int nfk_split2d_fwd(const float* x, const float* w, const float* bias, const float* logs, float* z1_out, float* ld,
                    int B, int C, int H, int W, void* stream);
int nfk_split2d_rev(const float* z1, const float* w, const float* bias, const float* logs, const float* eps,
                    float temperature, float* out, int B, int C, int H, int W, void* stream);
int nfk_split2d_bwd(const float* x, const float* w, const float* bias, const float* logs, const float* g_z1,
                    const float* g_ld, float* dx, float* dw, float* dbias, float* dlogs, int B, int C, int H, int W,
                    void* stream);
int nfk_split2d_squeeze_fwd(const float* x, const float* w, const float* bias, const float* logs, float* z1_out,
                            float* z1_sq_out, float* ld, int B, int C, int H, int W, void* stream);
int nfk_split2d_squeeze_bwd(const float* x, const float* w, const float* bias, const float* logs, const float* g_z1,
                            const float* g_z1_sq, const float* g_ld, float* dx, float* dw, float* dbias, float* dlogs,
                            int B, int C, int H, int W, void* stream);
int nfk_dequant_squeeze(const void* src, int src_is_u8, int n_bits, const float* noise, float* x_out, float* sq_out,
                        int B, int C, int H, int W, void* stream);
int nfk_prior_bpd_fwd(const float* z, const float* mean, const float* logs, const float* logdet, int B, int n,
                      float scale, float* out, void* stream);
int nfk_prior_bpd_bwd(const float* z, const float* mean, const float* logs, const float* g_bpd, int B, int n,
                      float scale, float* dz, float* dlogdet, void* stream);
int nfk_kd_mse_fwd(const float* s, const float* t, int B, int n, float scale, float* acc, void* stream);
int nfk_kd_mse_bwd(const float* s, const float* t, const float* g, int B, int n, float scale, float* ds,
                   int accumulate, void* stream);

int nfk_pconv_coupling_supported(int C, int H, int W, int hid);
int nfk_pconv_coupling_fwd(const void* h2, const void* B3, int K3p, const float* bias3, float* y, float* hsave,
                           float* ld, int B, int C, int H, int W, int hid, int reverse, void* stream);

int nfk_conv1_dgrad_affine_bwd_supported(int C, int H, int W, int hid);
int nfk_conv1_dgrad_affine_bwd(const void* dpre1, const void* B1T, int K1p, const float* dy, const float* x,
                               const float* Wf, float* dx, float* dWf, float* dbf, int B, int C, int H, int W, int hid,
                               void* stream);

*TASK PROMPT:* The answer should hold the lines from the one containing "int nfk_kd_mse_bwd(const float*" through the end of the entries above, set down exactly, with both ends included.

*EXERCISE OUTPUT:*
int nfk_kd_mse_bwd(const float* s, const float* t, const float* g, int B, int n, float scale, float* ds,
                   int accumulate, void* stream);

int nfk_pconv_coupling_supported(int C, int H, int W, int hid);
int nfk_pconv_coupling_fwd(const void* h2, const void* B3, int K3p, const float* bias3, float* y, float* hsave,
                           float* ld, int B, int C, int H, int W, int hid, int reverse, void* stream);

int nfk_conv1_dgrad_affine_bwd_supported(int C, int H, int W, int hid);
int nfk_conv1_dgrad_affine_bwd(const void* dpre1, const void* B1T, int K1p, const float* dy, const float* x,
                               const float* Wf, float* dx, float* dWf, float* dbf, int B, int C, int H, int W, int hid,
                               void* stream);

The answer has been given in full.